▸ **WHAT IS NEEDED**
Copy out lines with the word "typename" from the material that follows.

▸ **DATA TO PROCESS**

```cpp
struct ReduceBatch {
  uint32_t count, nrhs;
  void const *temp;
  struct Entry {
    uint32_t const *rowInterval, *ivBegin;
    int64_t const *srcBias;
    uint64_t numRows;
    void *dest;
    uint32_t blockBegin, pad;
  } e[BF_REDUCE_BATCH];
};

template <typename T, int NC, bool LONG = false>
__global__ __launch_bounds__(256) void bfReduceKernel(ReduceBatch const B) {
  using TA = typename std::conditional<NC == 2 && sizeof(T) == 4, double, T>::type;
  uint32_t k = 0;
  while (k + 1 < B.count && B.e[k + 1].blockBegin <= blockIdx.x) ++k;
  ReduceBatch::Entry const &E = B.e[k];
  uint32_t const nrhs = B.nrhs;
  uint64_t idx = (uint64_t)(blockIdx.x - E.blockBegin) * 256 + threadIdx.x;
  uint64_t total = E.numRows * nrhs;
  if (idx >= total) return;
  uint64_t row = idx / nrhs;
  uint32_t q = (uint32_t)(idx - row * nrhs);
  uint32_t iv = E.rowInterval[row];
  if (iv == 0xffffffffu) return;
  uint32_t b = E.ivBegin[iv], e = E.ivBegin[iv + 1];
  T const *temp = (T const *)B.temp;
  T *dest = (T *)E.dest;
  TA acc[NC];
#pragma unroll
  for (int c = 0; c < NC; ++c) acc[c] = 0;
  uint32_t s = b;
  if (LONG) {
    for (; s + 32 <= e; s += 32) {
      T v[32][NC];
#pragma unroll
      for (int k = 0; k < 32; ++k) {
        T const *src = temp + ((uint64_t)(E.srcBias[s + k] + (int64_t)row) * nrhs + q) * NC;
#pragma unroll
        for (int c = 0; c < NC; ++c) v[k][c] = src[c];
      }
#pragma unroll
      for (int k = 0; k < 32; ++k)
#pragma unroll
        for (int c = 0; c < NC; ++c) acc[c] += v[k][c];
    }
  }
#pragma unroll 8
  for (; s < e; ++s) {
    T const *src = temp + ((uint64_t)(E.srcBias[s] + (int64_t)row) * nrhs + q) * NC;
#pragma unroll
    for (int c = 0; c < NC; ++c) acc[c] += src[c];
  }
#pragma unroll
  for (int c = 0; c < NC; ++c) dest[idx * NC + c] = (T)acc[c];
}

template <typename S>
__global__ __launch_bounds__(256) void bfScalePermuteKernel(S *dst, S const *src, S const *scale, int power, uint64_t const *perm, uint64_t n) {
  uint64_t const i = (uint64_t)blockIdx.x * 256 + threadIdx.x;
  if (i >= n) return;
  S v = src[i];
  if (scale) { S const g = scale[i]; v *= power == 2 ? g * g : g; }
  uint64_t const j = perm ? perm[i] : i;
  if (j < n) dst[j] = v;
}

template <int DT>
__global__ __launch_bounds__(256) void bfSynthKernel(void *arenaV, BfSynthPiece const *pieces, uint64_t seed) {
  using S = typename Traits<DT>::S;
  constexpr bool CPLX = Traits<DT>::CPLX;
  BfSynthPiece const pc = pieces[blockIdx.x];
  uint64_t total = pc.rowMajor ? (uint64_t)pc.mr * pc.ldr : (uint64_t)pc.mrPad * pc.ncols;
  S *dst = (S *)arenaV + pc.dataOff * (CPLX ? 2 : 1);
  for (uint64_t e = threadIdx.x; e < total; e += 256) {
    uint32_t col, r;
    if (pc.rowMajor) { r = (uint32_t)(e / pc.ldr); col = (uint32_t)(e - (uint64_t)r * pc.ldr); }
    else { col = (uint32_t)(e / pc.mrPad); r = (uint32_t)(e - (uint64_t)col * pc.mrPad); }
    S re = 0, im = 0;
    if (r < pc.mr && col < pc.ncols) {
      uint64_t idx = pc.vbase + (uint64_t)(pc.row0 + r) * pc.strideR + (uint64_t)(pc.col0 + col) * pc.strideC;
      re = (S)(bfhip_synth_value(seed, idx, 0) * pc.scale);
      if (CPLX) im = (S)(bfhip_synth_value(seed, idx, 1) * pc.scale);
    }
    if (CPLX) { dst[2 * e] = re; dst[2 * e + 1] = im; }
    else dst[e] = re;
  }
}


#define BF_REAL_CASES(DT, NAME) \
  case BFHIP_KERNEL_REAL_##NAME: hipLaunchKernelGGL(bfStageKernelReal<DT>, dim3(grid), dim3(BF_WAVES_PER_WG * 64), 0, s, p); break; \
  case BFHIP_KERNEL_SMALL_##NAME: hipLaunchKernelGGL(bfStageKernelSmall<DT>, dim3(grid), dim3(BF_WAVES_PER_WG * 64), 0, s, p); break; \
  case BFHIP_KERNEL_REALBOTH_##NAME: hipLaunchKernelGGL(bfStageKernelRealBoth<DT>, dim3(grid + grid2), dim3(BF_WAVES_PER_WG * 64), 0, s, p, p2, grid); break;
#define BF_T_CASES(DT, NAME) \
  case BFHIP_KERNEL_T_##NAME##_NARROW_N: hipLaunchKernelGGL((bfStageKernelT<DT, 16, 4, false, false>), dim3(grid), dim3(BF_WAVES_PER_WG * 64), 0, s, p); break; \
  case BFHIP_KERNEL_T_##NAME##_NARROW_ONE: hipLaunchKernelGGL((bfStageKernelT<DT, 16, 4, false, true>), dim3(grid), dim3(BF_WAVES_PER_WG * 64), 0, s, p); break; \
  case BFHIP_KERNEL_T_##NAME##_NARROW_COOP_N: hipLaunchKernelGGL((bfStageKernelT<DT, 16, 4, true, false>), dim3(grid), dim3(BF_WAVES_PER_WG * 64), 0, s, p); break; \
  case BFHIP_KERNEL_T_##NAME##_NARROW_COOP_ONE: hipLaunchKernelGGL((bfStageKernelT<DT, 16, 4, true, true>), dim3(grid), dim3(BF_WAVES_PER_WG * 64), 0, s, p); break; \
  case BFHIP_KERNEL_T_##NAME##_WIDE_N: hipLaunchKernelGGL((bfStageKernelT<DT, BF_T_WIDE_R, BF_T_WIDE_R, false, false>), dim3(grid), dim3(BF_WAVES_PER_WG * 64), 0, s, p); break; \
  case BFHIP_KERNEL_T_##NAME##_WIDE_ONE: hipLaunchKernelGGL((bfStageKernelT<DT, BF_T_WIDE_R, BF_T_WIDE_R, false, true>), dim3(grid), dim3(BF_WAVES_PER_WG * 64), 0, s, p); break; \
  case BFHIP_KERNEL_T_##NAME##_WIDE_COOP_N: hipLaunchKernelGGL((bfStageKernelT<DT, BF_T_WIDE_R, BF_T_WIDE_R, true, false>), dim3(grid), dim3(BF_WAVES_PER_WG * 64), 0, s, p); break; \
  case BFHIP_KERNEL_T_##NAME##_WIDE_COOP_ONE: hipLaunchKernelGGL((bfStageKernelT<DT, BF_T_WIDE_R, BF_T_WIDE_R, true, true>), dim3(grid), dim3(BF_WAVES_PER_WG * 64), 0, s, p); break;
#define BF_TBOTH_CASES(DT, NAME) \
  case BFHIP_KERNEL_TBOTH_##NAME##_N: hipLaunchKernelGGL((bfStageKernelTBoth<DT, false>), dim3(grid + grid2), dim3(BF_WAVES_PER_WG * 64), 0, s, p, p2, grid); break; \
  case BFHIP_KERNEL_TBOTH_##NAME##_ONE: hipLaunchKernelGGL((bfStageKernelTBoth<DT, true>), dim3(grid + grid2), dim3(BF_WAVES_PER_WG * 64), 0, s, p, p2, grid); break;
static int bfLaunchWaveStage(BfKernelLaunch const &L, BfLaunchArgs const *a, StageParams p, hipStream_t s) {
  bool const small = L.kernel >= BFHIP_KERNEL_SMALL_F64 && L.kernel <= BFHIP_KERNEL_SMALL_C64;
  uint32_t const perWg = small ? 4 * BF_WAVES_PER_WG : BF_WAVES_PER_WG;
  p.items = (BfDevItem const *)a->items + L.first[0];
  p.numItems = (uint32_t)L.count[0];
  p.coopItems = (uint32_t)L.coop[0];
  uint32_t const grid = (uint32_t)(L.coop[0] + (L.count[0] - L.coop[0] + perWg - 1) / perWg);
  StageParams p2 = p;
  uint32_t grid2 = 0;
  if (L.numRanges == 2) {
    bool const tboth = L.kernel >= BFHIP_KERNEL_TBOTH_F64_N && L.kernel <= BFHIP_KERNEL_TBOTH_C64_ONE;
    uint32_t const perWg2 = tboth ? BF_WAVES_PER_WG : 4 * BF_WAVES_PER_WG;
    p2.items = (BfDevItem const *)a->items + L.first[1];
    p2.numItems = (uint32_t)L.count[1];
    p2.coopItems = (uint32_t)L.coop[1];
    grid2 = (uint32_t)(L.coop[1] + (L.count[1] - L.coop[1] + perWg2 - 1) / perWg2);
  }
  switch (L.kernel) {
    BF_REAL_CASES(BFHIP_F64, F64) BF_REAL_CASES(BFHIP_F32, F32) BF_REAL_CASES(BFHIP_C64, C64)
    BF_T_CASES(BFHIP_C128, C128) BF_T_CASES(BFHIP_F64, F64) BF_T_CASES(BFHIP_F32, F32) BF_T_CASES(BFHIP_C64, C64)
    BF_TBOTH_CASES(BFHIP_F64, F64) BF_TBOTH_CASES(BFHIP_F32, F32) BF_TBOTH_CASES(BFHIP_C64, C64)
    default: return bfhipFail(BFABI_ERROR_RUNTIME_ERROR, "internal: kernel id %u is not a wavefront-per-item stage kernel", L.kernel);
  }
  return 0;
}
#undef BF_REAL_CASES
#undef BF_T_CASES
#undef BF_TBOTH_CASES

extern "C" {

// ... 180 lines not shown
```

butterfly_amd/csrc/bfhip_file.c:

```c
#include "bfhip_operator.h"
#include "../../include/bfhip_abi.h"

#include <stdio.h>
#include <stdlib.h>
#include <string.h>

#define BFHIP_FILE_MAGIC "BFHIPOP1"

typedef struct FileHeader {
  char magic[8];
  uint32_t version, dtype, srcDtype, elemSize, epl, xcap, hasTplan, reserved;
  uint64_t numRows, numCols, arenaElems, leafElems, numLeaves, leafBytesAlgorithmic;
} FileHeader;

typedef struct FilePlanHeader { uint64_t numStages, tempElems, numRows, numCols; uint32_t maxItemRows, transposed; } FilePlanHeader;
typedef struct FileStageHeader { uint64_t numItems, numPieces, leafElems, vecIn, vecOut, numReduce; uint32_t maxRows, reserved; } FileStageHeader;
typedef struct FileReduceHeader { uint64_t destOff, numRows, numIntervals, numSrc; uint32_t destSpace, reserved; } FileReduceHeader;

static int writeAll(FILE *fp, void const *p, size_t n) { return n == 0 || fwrite(p, 1, n, fp) == n ? 0 : bfhipFail(BFABI_ERROR_FILE_ERROR, "short write"); }
static int readAll(FILE *fp, void *p, size_t n) { return n == 0 || fread(p, 1, n, fp) == n ? 0 : bfhipFail(BFABI_ERROR_FILE_ERROR, "short read / truncated file"); }

static int writeDeviceArray(FILE *fp, void const *d, size_t bytes) {
  if (!bytes) return 0;
  size_t const chunk = (size_t)64 << 20;
  void *h = malloc(bytes < chunk ? bytes : chunk);
  if (!h) return bfhipFail(BFABI_ERROR_MEMORY_ERROR, "host OOM");
  int rc = 0;
  for (size_t off = 0; off < bytes && !rc; off += chunk) {
    size_t n = bytes - off < chunk ? bytes - off : chunk;
    rc = bfdevMemcpyD2H(h, (char const *)d + off, n);
    if (!rc) rc = writeAll(fp, h, n);
  }
  free(h);
  return rc;
}
static int readDeviceArray(FILE *fp, void **d, size_t bytes, uint64_t *meta) {
  int rc = bfdevMalloc(d, bytes + BF_ARENA_SLACK);
  if (rc || !bytes) return rc;
  if (meta) *meta += bytes;
  size_t const chunk = (size_t)64 << 20;
  void *h = malloc(bytes < chunk ? bytes : chunk);
  if (!h) return bfhipFail(BFABI_ERROR_MEMORY_ERROR, "host OOM");
  for (size_t off = 0; off < bytes && !rc; off += chunk) {
    size_t n = bytes - off < chunk ? bytes - off : chunk;
    rc = readAll(fp, h, n);
    if (!rc) rc = bfdevMemcpyH2D((char *)*d + off, h, n);
  }
  free(h);
  return rc;
}
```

▸ **EXERCISE ANSWER**
template <typename T, int NC, bool LONG = false>
  using TA = typename std::conditional<NC == 2 && sizeof(T) == 4, double, T>::type;
template <typename S>
  using S = typename Traits<DT>::S;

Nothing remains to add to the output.